Again, the Curry-Howard correspondence gives us a few things:
1. Evaluation of well-typed terms to values (the second phase of an interpreter)
2. A proof that the evaluator respects the big-step operational semantics
3. A proof that the evaluator preserves typing from terms to values
Typically one proves type-soundness for a language through the following:
* **progress** – well-typed terms are either values or can transition by a small-step
* **preservation** – well-typed terms transitioning by a small-step retain their type
Through (1) and (2) we have something, not quite the same as, but similar to _progress_. With a caveat discussed below, our property is stronger in that all well-typed terms transition in one big-step all the way to values. The evaluator retains the type of the input term in the value that it outputs, providing us an analogue of _preservation_.
However, there is a caveat. Our evaluator returns a values and proofs of big-step derivations in the _Partiality_ monad. We use this monad because, as written, the evaluator is not obviously terminating and would otherwise be rejected by the Agda termination checker. Although _we_ know from the bigger picture that well-typed terms in an STLC will terminate under correct dynamic semantics, the Agda termination checker does not have enough information to deduce this fact.

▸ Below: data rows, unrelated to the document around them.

# zhaowenlan1779/hekaton-system

Measured on AMD Instinct MI355X. Metric: subcircuit Groth16 proofs/sec (whole node), big-merkle, higher is better.
Workload: dtype u32 limbs (Montgomery mod-p integers)

## Files before the change

hekaton_system_amd/csrc/ntt.cuh:

```cuda
#pragma once
#include "field.cuh"

namespace hk {

constexpr int NTT_TILE_LOG = 11;
constexpr int NTT_THREADS = 512;
constexpr int POW_TABLE_BITS = 11;
constexpr int POW_TABLE_SIZE = 1 << POW_TABLE_BITS;

#if defined(__HIPCC__)

template <class Fr>
__device__ __forceinline__ Fr fr_load(const Fr* p) {
    Fr r;
    const uint4* s = reinterpret_cast<const uint4*>(p);
    uint4 a = s[0], b = s[1];
    r.v[0] = a.x; r.v[1] = a.y; r.v[2] = a.z; r.v[3] = a.w;
    r.v[4] = b.x; r.v[5] = b.y; r.v[6] = b.z; r.v[7] = b.w;
    return r;
}
template <class Fr>
__device__ __forceinline__ void fr_store(Fr* p, const Fr& lazy) {
    Fr r = Fr::canon(lazy);
    uint4* d = reinterpret_cast<uint4*>(p);
// ... 9 lines not shown
    for (u32 k = 0; k < nbits; k++)
        if ((i >> k) & 1) acc = Fr::mul(acc, fr_load(&sq[k]));
    fr_store(&tw[i], acc);
}

template <class Fr>
__device__ __forceinline__ Fr pow_from_tables(const Fr* __restrict__ pw, u32 j, u32 logn) {
    Fr g = fr_load(&pw[j & (POW_TABLE_SIZE - 1)]);
    if (logn > POW_TABLE_BITS) g = Fr::mul(g, fr_load(&pw[POW_TABLE_SIZE + ((j >> POW_TABLE_BITS) & (POW_TABLE_SIZE - 1))]));
    if (logn > 2 * POW_TABLE_BITS) g = Fr::mul(g, fr_load(&pw[2 * POW_TABLE_SIZE + (j >> (2 * POW_TABLE_BITS))]));
    return g;
}

template <class Fr>
__global__ void k_stage_tables(Fr* __restrict__ tws, const Fr* __restrict__ tw, u32 log_table) {
    size_t i = (size_t)blockIdx.x * blockDim.x + threadIdx.x;
    if ((i + 1) >> log_table) return;
    u32 s = 31 - __clz((u32)(i + 1));
    size_t j = i + 1 - ((size_t)1 << s);
    fr_store(&tws[i], fr_load(&tw[j << (log_table - s - 1)]));
}

template <class Fr, int DIT>
__global__ void __launch_bounds__(NTT_THREADS)
k_ntt_pass4(Fr* __restrict__ data, size_t stride_vec, const Fr* __restrict__ tws, u32 logn, u32 lo, u32 nst,
            u32 cols_bits, int post, u32 npost, Fr scale, const Fr* __restrict__ pw, const Fr* __restrict__ sub,
            Fr kc) {
    extern __shared__ uint4 lds_raw[];
    Fr* lds = reinterpret_cast<Fr*>(lds_raw);
    const u32 nthr = blockDim.x;
    if (blockIdx.y >= npost) post = 0;
    Fr* vec = data + (size_t)blockIdx.y * stride_vec;
    const u32 cols = 1u << cols_bits;
    const u32 tile_elems = 1u << (nst + cols_bits);
    const u32 mid_bits = lo - cols_bits;
    const u32 mid = blockIdx.x & ((1u << mid_bits) - 1u);
    const size_t base = ((size_t)(blockIdx.x >> mid_bits) << (lo + nst)) | ((size_t)mid << cols_bits);
    for (u32 e = threadIdx.x; e < tile_elems; e += nthr) {
        u32 r = e >> cols_bits, c = e & (cols - 1);
        lds[e] = fr_load(&vec[base | ((size_t)r << lo) | c]);
    }
    __syncthreads();
    const u32 npair = nst >> 1;
    for (u32 k = 0; k < npair; k++) {
        const u32 l = DIT ? 2 * k : nst - 2 - 2 * k;
        const u32 s = lo + l;
        const Fr* t_lo = tws + (((size_t)1 << s) - 1);
        const Fr* t_hi = tws + (((size_t)2 << s) - 1);
        for (u32 q = threadIdx.x; q < (tile_elems >> 2); q += nthr) {
            u32 c = q & (cols - 1), rr = q >> cols_bits;
            u32 r0 = ((rr >> l) << (l + 2)) | (rr & ((1u << l) - 1u));
            u32 j = (u32)((base | ((size_t)r0 << lo) | c) & (((size_t)1 << s) - 1));
            Fr wc = fr_load(&t_lo[j]);
            Fr wa = fr_load(&t_hi[j]);
            Fr wb = fr_load(&t_hi[j + (1u << s)]);
            u32 i0 = (r0 << cols_bits) | c, st = 1u << (l + cols_bits);
            Fr x0 = lds[i0], x1 = lds[i0 + st], x2 = lds[i0 + 2 * st], x3 = lds[i0 + 3 * st];
            if (DIT) {
                Fr v = Fr::mul(x1, wc), u = Fr::mul(x3, wc);
                x1 = Fr::sub(x0, v); x0 = Fr::add(x0, v);
                x3 = Fr::sub(x2, u); x2 = Fr::add(x2, u);
                v = Fr::mul(x2, wa); u = Fr::mul(x3, wb);
                x2 = Fr::sub(x0, v); x0 = Fr::add(x0, v);
                x3 = Fr::sub(x1, u); x1 = Fr::add(x1, u);
            } else {
                Fr v = Fr::sub(x0, x2), u = Fr::sub(x1, x3);
                x0 = Fr::add(x0, x2); x1 = Fr::add(x1, x3);
                x2 = Fr::mul(v, wa); x3 = Fr::mul(u, wb);
                v = Fr::sub(x0, x1); u = Fr::sub(x2, x3);
                x0 = Fr::add(x0, x1); x2 = Fr::add(x2, x3);
                x1 = Fr::mul(v, wc); x3 = Fr::mul(u, wc);
            }
            lds[i0] = x0; lds[i0 + st] = x1; lds[i0 + 2 * st] = x2; lds[i0 + 3 * st] = x3;
        }
        __syncthreads();
    }
    if (nst & 1) {
        const u32 l = DIT ? nst - 1 : 0;
        const u32 s = lo + l;
        const Fr* t_lo = tws + (((size_t)1 << s) - 1);
        for (u32 q = threadIdx.x; q < (tile_elems >> 1); q += nthr) {
            u32 c = q & (cols - 1), rr = q >> cols_bits;
            u32 r0 = ((rr >> l) << (l + 1)) | (rr & ((1u << l) - 1u));
            u32 j = (u32)((base | ((size_t)r0 << lo) | c) & (((size_t)1 << s) - 1));
            Fr w = fr_load(&t_lo[j]);
            u32 i0 = (r0 << cols_bits) | c, st = 1u << (l + cols_bits);
            Fr x0 = lds[i0], x1 = lds[i0 + st];
            if (DIT) {
                Fr v = Fr::mul(x1, w);
                lds[i0] = Fr::add(x0, v);
                lds[i0 + st] = Fr::sub(x0, v);
            } else {
                lds[i0] = Fr::add(x0, x1);
                lds[i0 + st] = Fr::mul(Fr::sub(x0, x1), w);
            }
        }
        __syncthreads();
    }
    for (u32 e = threadIdx.x; e < tile_elems; e += nthr) {
        u32 r = e >> cols_bits, c = e & (cols - 1);
        size_t gi = base | ((size_t)r << lo) | c;
        Fr x = lds[e];
        if (post & 2) x = Fr::mul(x, pow_from_tables(pw, logn ? (__brev((u32)gi) >> (32 - logn)) : 0u, logn));
        if (post & 4) x = Fr::sub(x, Fr::mul(fr_load(&sub[gi]), kc));
        if (post & 1) x = Fr::mul(x, scale);
        fr_store(&vec[gi], x);
    }
}

template <class Fr>
__global__ void k_scale_pow(Fr* __restrict__ data, size_t stride_vec, const Fr* __restrict__ pw, Fr scale,
                            u32 logn, int bitrev_index, int use_pow) {
    size_t pos = (size_t)blockIdx.x * blockDim.x + threadIdx.x;
    if (pos >> logn) return;
    Fr* vec = data + (size_t)blockIdx.y * stride_vec;
    Fr x = fr_load(&vec[pos]);
    x = Fr::mul(x, scale);
    if (use_pow) {
        u32 j = bitrev_index ? (logn ? (__brev((u32)pos) >> (32 - logn)) : 0u) : (u32)pos;
        x = Fr::mul(x, pow_from_tables(pw, j, logn));
    }
    fr_store(&vec[pos], x);
}

template <class Fr>
__global__ void k_bitrev(Fr* __restrict__ data, u32 logn) {
    size_t pos = (size_t)blockIdx.x * blockDim.x + threadIdx.x;
    if (pos >> logn) return;
    u32 r = logn ? (__brev((u32)pos) >> (32 - logn)) : 0u;
// ... 6 lines not shown

template <class Fr>
__global__ void k_spmv(const u64* __restrict__ row_ptr, const u32* __restrict__ col,
                       const Fr* __restrict__ val, const Fr* __restrict__ z, Fr* __restrict__ out,
                       u32 n_rows, u32 n_copy, u32 m) {
    u32 row = blockIdx.x * blockDim.x + threadIdx.x;
    if (row >= m) return;
    if (row >= n_rows) {
        fr_store(&out[row], row - n_rows < n_copy ? fr_load(&z[row - n_rows]) : Fr::zero());
        return;
    }
    u64 b = row_ptr[row], e = row_ptr[row + 1];
    Fr acc = Fr::zero();
    Fr one = Fr::one();
    for (u64 k = b; k < e; k++) {
        Fr c = fr_load(&val[k]);
        Fr x = fr_load(&z[col[k]]);
        if (!(c == one)) x = Fr::mul(x, c);
        acc = Fr::add(acc, x);
    }
    fr_store(&out[row], acc);
}

template <int UNUSED>
__global__ void k_csr_check(const u64* __restrict__ row_ptr, const u32* __restrict__ col, u64 n_rows, u64 nnz,
                            u32 n_cols, u32* __restrict__ bad) {
    u64 t = (u64)blockIdx.x * blockDim.x + threadIdx.x, stride = (u64)gridDim.x * blockDim.x;
    u32 f = 0;
    for (u64 i = t; i < n_rows; i += stride) {
        u64 b = row_ptr[i], e = row_ptr[i + 1];
        if (b > e || e > nnz) f = 1;
    }
    for (u64 k = t; k < nnz; k += stride)
        if (col[k] >= n_cols) f = 2;
    if (t == 0 && (row_ptr[0] != 0 || row_ptr[n_rows] != nnz)) f = 3;
    if (f) atomicOr(bad, f);
}

template <class Fr>
__global__ void k_copy_inputs(Fr* __restrict__ a, const Fr* __restrict__ z, u32 n_c, u32 n_inst) {
    u32 j = blockIdx.x * blockDim.x + threadIdx.x;
    if (j < n_inst) fr_store(&a[n_c + j], fr_load(&z[j]));
}

template <class Fr>
__global__ void k_mul_pointwise(Fr* __restrict__ a, const Fr* __restrict__ b, size_t m) {
// ... 9 lines not shown
```

hekaton_system_amd/csrc/prove_impl.cuh:

```cuda
#pragma once
#include <string>
#include "curve_ops_impl.cuh"
#include "ntt.cuh"
#include "fixed_base.cuh"
#include "witness.cuh"
#include "endo.cuh"

namespace hk {

template <class Fr>
static Fr host_halve(const Fr& a) {
    u32 t[Fr::N + 1];
    u64 c = 0;
    bool odd = a.v[0] & 1;
    for (int i = 0; i < Fr::N; i++) {
        c += (u64)a.v[i] + (odd ? Fr::Params::MOD[i] : 0u);
        t[i] = (u32)c;
        c >>= 32;
    }
    t[Fr::N] = (u32)c;
    Fr r;
    for (int i = 0; i < Fr::N; i++) r.v[i] = (t[i] >> 1) | (t[i + 1] << 31);
    return r;
}
template <class Fr>
static Fr host_from_limbs(const u32* l) {
    Fr r;
    for (int i = 0; i < Fr::N; i++) r.v[i] = l[i];
    return r;
}

struct NttTables {
    std::mutex mu;
    u32 log_table = 0;
    void* tw_fwd = nullptr;
    void* tw_inv = nullptr;
    void* pw_g = nullptr;
    void* pw_ginv = nullptr;
    std::vector<void*> retired;
};

template <class C>
struct NttHost {
    typedef typename C::Fr Fr;

    static hk_status ensure(hk_ctx* ctx, u32 log_m, NttTables** out) {
        if (log_m > C::TWO_ADICITY) return HK_ERR_DOMAIN_TOO_LARGE;
        std::unique_lock<std::mutex> lk(ctx->mu);
        if (!ctx->ntt) ctx->ntt = new NttTables();
        NttTables* T = ctx->ntt;
        lk.unlock();
        std::unique_lock<std::mutex> tl(T->mu);
        *out = T;
        if (T->log_table >= log_m && T->tw_fwd) return HK_OK;
        u32 L = log_m < 16 ? 16 : log_m;
        if (L > C::TWO_ADICITY) L = C::TWO_ADICITY;
        HK_HIP(hipSetDevice(ctx->device));
        std::vector<Fr> sq(32), sqi(32);
        Fr w = host_from_limbs<Fr>(C::ROOT);
        for (u32 k = 0; k < C::TWO_ADICITY - L; k++) w = Fr::sqr(w);
        Fr winv = Fr::one();
// ... 42 lines not shown
        return HK_OK;
    }

    static Fr size_inv(u32 log_m) {
        Fr x = Fr::one();
        for (u32 k = 0; k < log_m; k++) x = host_halve(x);
        return x;
    }
    static Fr vanishing_inv_on_coset(u32 log_m) {
        Fr g = host_from_limbs<Fr>(C::GEN);
        for (u32 k = 0; k < log_m; k++) g = Fr::sqr(g);
        return fp_inv(Fr::sub(g, Fr::one()));
    }

    struct Post {
        int post = 0;
        u32 nvec = 0xffffffffu;
        const Fr* scale = nullptr;
        const Fr* pw = nullptr;
        const Fr* sub = nullptr;
        const Fr* kc = nullptr;
    };

    static hk_status passes(hipStream_t s, Fr* data, size_t stride, u32 batch, u32 logn, const Fr* tws, int dit,
                            const Post& ep = Post()) {
        if (logn == 0) return HK_OK;
        static const u32 upper_max = [] {
            const char* e = getenv("HK_NTT_UPPER_MAX");
            u32 v = e ? (u32)atoi(e) : 6u;
            return v < 1 ? 1u : (v > 10 ? 10u : v);
        }();
        static const u32 tile_log = [] {
            const char* e = getenv("HK_NTT_TILE_LOG");
            u32 v = e ? (u32)atoi(e) : (u32)NTT_TILE_LOG;
            return v < 8 ? 8u : (v > (u32)NTT_TILE_LOG ? (u32)NTT_TILE_LOG : v);
        }();
        const u32 threads = 1u << (tile_log - 2);
        u32 bottom = logn < tile_log ? logn : tile_log;
        u32 rest = logn - bottom;
        u32 npass = (rest + upper_max - 1) / upper_max;
        struct P { u32 lo, nst, cols_bits; } ps[34];
        int np = 0;
        ps[np++] = {0, bottom, 0};
        u32 lo = bottom;
        for (u32 i = 0; i < npass; i++) {
            u32 nst = (rest - (lo - bottom) + (npass - i) - 1) / (npass - i);
            ps[np++] = {lo, nst, tile_log - nst};
            lo += nst;
        }
        Fr one = Fr::one();
        for (int k = 0; k < np; k++) {
            const P& p = dit ? ps[k] : ps[np - 1 - k];
            u32 tile_log = p.nst + p.cols_bits;
            dim3 grid(1u << (logn - tile_log), batch);
            size_t lds = sizeof(Fr) << tile_log;
            bool last = k == np - 1;
            int pp = last ? ep.post : 0;
            const Fr& sc = (pp & 1) ? *ep.scale : one;
            const Fr& kc = (pp & 4) ? *ep.kc : one;
            if (dit)
                hipLaunchKernelGGL((k_ntt_pass4<Fr, 1>), grid, dim3(threads), lds, s, data, stride, tws, logn, p.lo,
                                   p.nst, p.cols_bits, pp, ep.nvec, sc, ep.pw, ep.sub, kc);
            else
                hipLaunchKernelGGL((k_ntt_pass4<Fr, 0>), grid, dim3(threads), lds, s, data, stride, tws, logn, p.lo,
                                   p.nst, p.cols_bits, pp, ep.nvec, sc, ep.pw, ep.sub, kc);
        }
        HK_HIP(hipGetLastError());
        return HK_OK;
    }

    static hk_status scale(hipStream_t s, Fr* data, size_t stride, u32 batch, u32 logn, const Fr* pw,
                           const Fr& sc, int bitrev_index, int use_pow) {
        size_t n = (size_t)1 << logn;
        hipLaunchKernelGGL((k_scale_pow<Fr>), dim3((u32)((n + 255) / 256), batch), dim3(256), 0, s, data,
                           stride, pw, sc, logn, bitrev_index, use_pow);
        HK_HIP(hipGetLastError());
        return HK_OK;
    }
    static hk_status bitrev(hipStream_t s, Fr* data, u32 logn) {
        size_t n = (size_t)1 << logn;
        hipLaunchKernelGGL((k_bitrev<Fr>), dim3((u32)((n + 255) / 256)), dim3(256), 0, s, data, logn);
        HK_HIP(hipGetLastError());
        return HK_OK;
    }
};

template <class C>
hk_status Ops<C>::ntt(hk_ctx* ctx, void* data, unsigned log_m, int inverse, int coset) {
    typedef NttHost<C> N;
    NttTables* T;
// ... 35 lines not shown
    HK_HIP(hipMemsetAsync(flag, 0, sizeof(u32), s));
    size_t work = M.n_rows > M.nnz ? M.n_rows : M.nnz;
    u32 blocks = (u32)std::min<size_t>((work + 255) / 256, 2048);
    if (blocks == 0) blocks = 1;
    hipLaunchKernelGGL((k_csr_check<0>), dim3(blocks), dim3(256), 0, s, M.row_ptr, M.col, (u64)M.n_rows, (u64)M.nnz,
                       (u32)n_cols, flag);
    u32 h = 0;
    HK_HIP(hipMemcpyAsync(&h, flag, sizeof(u32), hipMemcpyDeviceToHost, s));
    HK_HIP(hipStreamSynchronize(s));
    return h ? HK_ERR_ARG : HK_OK;
}
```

Logically, monads behave like modalities–they modify the meaning of types taken as propositions. This means that our version of type-soundness encoded by the type of the evaluator is only specified _up to termination_ of `eval` for given input. I call this _partial type-soundness_.
If we prove that `eval` will always terminate, as we know it should, we would be able to use _this_ proof to extract our type-soundness proof from the Partiality monad, letting us derive _total type-soundness_. Such an extraction method would work by generating for each well-typed term a proof expressing the finite length of time the evaluator would have to run to output the value of the term and then actually running the evaluator only for that finite period. There are many possible ways one could go about implementing this functionality but it is left for the future.